The sentinel is the first part of the directive, !$omp or #pragma omp in the above examples. In Fortran fixed format (f77), the !$omp sentinel must start in column 1. One may also use the sentinels c$omp or *$omp. In Fortran free format (f90), only !$omp is allowed, and it may appear in any column. In C/C++, #pragma may appear in any column. All OpenMP directives follow these sentinel rules. All Fortran examples in this tutorial will be free-format.
















Assignments

1. Write a C or Fortran Code using OMP Directives to multiply large matrices. Compare the improvements in timings.

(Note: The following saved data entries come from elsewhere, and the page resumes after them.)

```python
class SimpleGaussian:
    def __init__(self, gt_image, gt_depth=None, gt_flow=None, num_points=100000, background="black",
                 device=None, log_dir=None, seed=None, fused=True, deterministic=None):
        self.fused = bool(fused)
        self.deterministic = L.resolve_deterministic(deterministic)
        if self.deterministic and not self.fused and deterministic is not None:
            raise ValueError("SimpleGaussian(deterministic=True) needs fused=True: the operator path's alpha_blending "
                             "backward has no deterministic implementation")
        self.async_snapshots = True
        self.exact_snapshots = True
        self.cu_count = 0
        self.use_graph = True
        self.engine = None
        self.device = torch.device(device if device is not None else "cuda")
        if self.device.type != "cuda":
            raise RuntimeError("gflow_amd.trainer needs a HIP device (there is no CPU rasteriser)")
        self.gt_image = gt_image.to(self.device)
        self.gt_depth = gt_depth.to(self.device) if gt_depth is not None else None
        self.gt_flow = gt_flow.to(self.device) if gt_flow is not None else None
        self.num_points = num_points
        H, W, _ = gt_image.shape
        self.H, self.W = H, W
        self.bg = {"black": 0.0, "white": 1.0, "cyan": 0.33}.get(background, 0.0)
        fov = math.pi / 2.0
# ... 267 lines not shown
        return run_to_end(self.train_steps(*a, **kw))

    def train_steps(self, iterations=500, save_ckpt=False, ckpt_name="ckpt", snapshot_interval=10, render_parts=True,
                    lazy_images=False, chunk=None, move_seg=False, **kw):
        st = self.make_stepper(iterations=iterations, snapshot_interval=snapshot_interval, **kw)
        if chunk:
            st.yielding = True
            while st.iteration < iterations:
                st.run(min(int(chunk), iterations - st.iteration))
                yield
        else:
            st.run(iterations)
        self.train_log = st.log
        if self.fused and self.engine is not None:
            st.settle()
            if st.sink.snap_stream is not None:
                with torch.cuda.stream(st.sink.snap_stream):
                    self._snap_aux.watch_overflow()
        move_mask = kw.get("move_mask")
        if move_mask is not None:
            move_mask = move_mask.to(self.device).bool()

        self._project_appended(st)
        uv_d, depth_d = st.uv.clone(), st.depth.clone()
        if not st.camera_only:
            self._relabel_after_stage(uv_d, depth_d, move_mask, move_seg)
        parts, parts_block = (None, None, None, None), None
        if self.has_still and render_parts:
            parts, parts_block = self._render_parts(st.sink)
            self.rasterisations_done += 2
        self.last_render = st.last_render.clone()
        if save_ckpt:
            self.save_checkpoint(ckpt_name=ckpt_name)
# ... 49 lines not shown
        self.last_depth = depth_d
        self.last_xyz = self.get_attribute("xyz").detach()
        self.last_num = self.last_xyz.shape[0]

    def _render_parts(self, sink):
        if self.fused and self.engine is not None and self.engine.N == self.still_mask.shape[0]:
            block, pin = sink.copy_out(self._render_parts_fused())
            return pin, block
        with torch.no_grad():
            o = render_mod.render_multiple(self._input_group(sel=self.still_mask, detach=True), ["rgb", "center"])
            still_rgb, still_center = render_mod.render2img(o["rgb"]), render_mod.render2img(o["center"])
            o = render_mod.render_multiple(self._input_group(sel=~self.still_mask, detach=True), ["rgb", "center"])
            move_rgb, move_center = render_mod.render2img(o["rgb"]), render_mod.render2img(o["center"])
        return (still_rgb, still_center, move_rgb, move_center), None

    def _snapshot_async(self, out, n):
        import ctypes
        eng = self.engine
        cur = torch.cuda.current_stream()
        if not self._fits(self._snap_aux, n, eng.K_cap):
            if self._snap_aux is not None:
                self._snap_stream.synchronize()
            else:
                self._snap_stream = torch.cuda.Stream(device=self.device)
            self._snap_aux = self._new_engine(max(eng.cap, n), eng.K_cap)
            self._snap_done = None
        aux, side = self._snap_aux, self._snap_stream
        if self._snap_done is not None:
            cur.wait_event(self._snap_done)
        aux.set_count(n)
        aux.hp.bg, aux.hp.nearest, aux.hp.extent = eng.hp.bg, eng.hp.nearest, eng.hp.extent
        L.check(eng.lib.gfl_fit_snapshot_stage(ctypes.byref(eng.state()), ctypes.byref(aux.state()), L.stream()),
                "snapshot stage")
        ready = torch.cuda.Event()
        ready.record(cur)
        with torch.cuda.stream(side):
            side.wait_event(ready)
            aux.snapshot(out=out)
            self._snap_done = torch.cuda.Event()
            self._snap_done.record(side)

    @staticmethod
    def _fits(aux, n, K_cap=None):
        return aux is not None and aux.cap >= n and (K_cap is None or aux.K_cap >= K_cap)

    def _aux_engine(self):
        eng = self.engine
        if not self._fits(self._aux, eng.N):
            self._aux = self._new_engine(max(eng.cap, eng.N))
        aux = self._aux
        aux.set_count(eng.N)
        aux.pose.copy_(eng.pose)
        aux.intr.copy_(eng.intr)
        aux.hp.bg = self.bg
        return aux
# ... 187 lines not shown
```

include/gflow_hip.h:

```cpp
#ifndef GFLOW_HIP_H
#define GFLOW_HIP_H

#include <stddef.h>
#include <stdint.h>

#ifdef __cplusplus
extern "C" {
#endif

typedef void* gfl_stream_t;

typedef enum gfl_status {
    GFL_OK = 0,
    GFL_ERR_INVALID = -1,
    GFL_ERR_WORKSPACE = -2,
    GFL_ERR_HIP = -3
} gfl_status;

#define GFL_TILE 16
#ifndef GFL_NEAREST
#define GFL_NEAREST 0.2f
#endif
#ifndef GFL_EXTENT
#define GFL_EXTENT 1.3f
// ... 159 lines not shown
int gfl_render_fwd(const gfl_fit_state* st, const gfl_fit_hyper* hp, gfl_stream_t stream);
int gfl_render_bwd(const gfl_fit_state* st, const gfl_fit_hyper* hp, const float* d_render, const float* d_uv,
                   const float* d_depth, float* d_params, float* d_extr, gfl_stream_t stream);
int gfl_render_bwd_cam(const gfl_fit_state* st, const gfl_fit_hyper* hp, const float* d_render, const float* d_uv,
                       const float* d_depth, float* d_params, float* d_extr, float* d_intr, gfl_stream_t stream);
size_t gfl_render_batch_workspace_bytes(int J, int rows_total, int K_cap, int W, int H);
int gfl_render_batch(const float* params, int R, const int32_t* job_rows, const float* job_cam, int J, int rows_total, int W,
                     int H, int K_cap, float* out_f32, uint8_t* out_u8, float* out_rec, int32_t* overflow, void* workspace,
                     size_t workspace_bytes, gfl_stream_t stream);
size_t gfl_fit_snapshot_workspace_bytes(int N, int W, int H);
int gfl_fit_snapshot(const gfl_fit_state* st, const gfl_fit_hyper* hp, const float* lut, uint8_t* out_u8, void* workspace,
                     size_t workspace_bytes, gfl_stream_t stream);
int gfl_fit_iteration_snapshot(const gfl_fit_state* st, const gfl_fit_hyper* hp, const float* lut, uint8_t* out_u8,
                               gfl_stream_t stream);
int gfl_fit_snapshot_stage(const gfl_fit_state* src, const gfl_fit_state* dst, gfl_stream_t stream);
int gfl_fit_prepare_targets(const gfl_fit_state* st, gfl_stream_t stream);
int gfl_fit_schedule_info(const gfl_fit_state* st, int* n_queues, int* queue_capacity, const int32_t** d_lists,
                          const int32_t** d_counts);
int gfl_fit_schedule_info_fwd(const gfl_fit_state* st, int* n_queues, int* queue_capacity, const int32_t** d_lists,
                              const int32_t** d_counts);
int gfl_tile_sort_only(const int32_t* tile_offsets, int T, int K_cap, void* keys, int32_t* ids,
                       int32_t* tile_range, gfl_stream_t stream);
#define GFL_SORT_MAX_SPLIT 64
#define GFL_SORT_ORDER_TRAILER (GFL_SORT_MAX_SPLIT + 4)
int gfl_tile_sort_ordered(const int32_t* order, int W, int H, int K_cap, void* keys, int32_t* ids, int32_t* tile_range,
                          gfl_stream_t stream);
int gfl_tile_sort_reserved(const int32_t* order, const int32_t* fill, int32_t* tile_counts, int32_t* void_words, int W, int H,
                           int K_cap, void* keys, int32_t* ids, int32_t* tile_range, gfl_stream_t stream);
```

2. Try nested do/for loops.
3. Write a C/Fortran program which passes a number between the threads and in each pass, the number gets multiplied by 2. It should be finally printed outside the parallel part of the program.
4. Use the OMP SECTIONS / OMP SECTION to parallel-read multiple files.
5. Get the maximum number of threads and divide the addition of the elements of a longish array between them. Use the REDUCE + operation to find the final answer.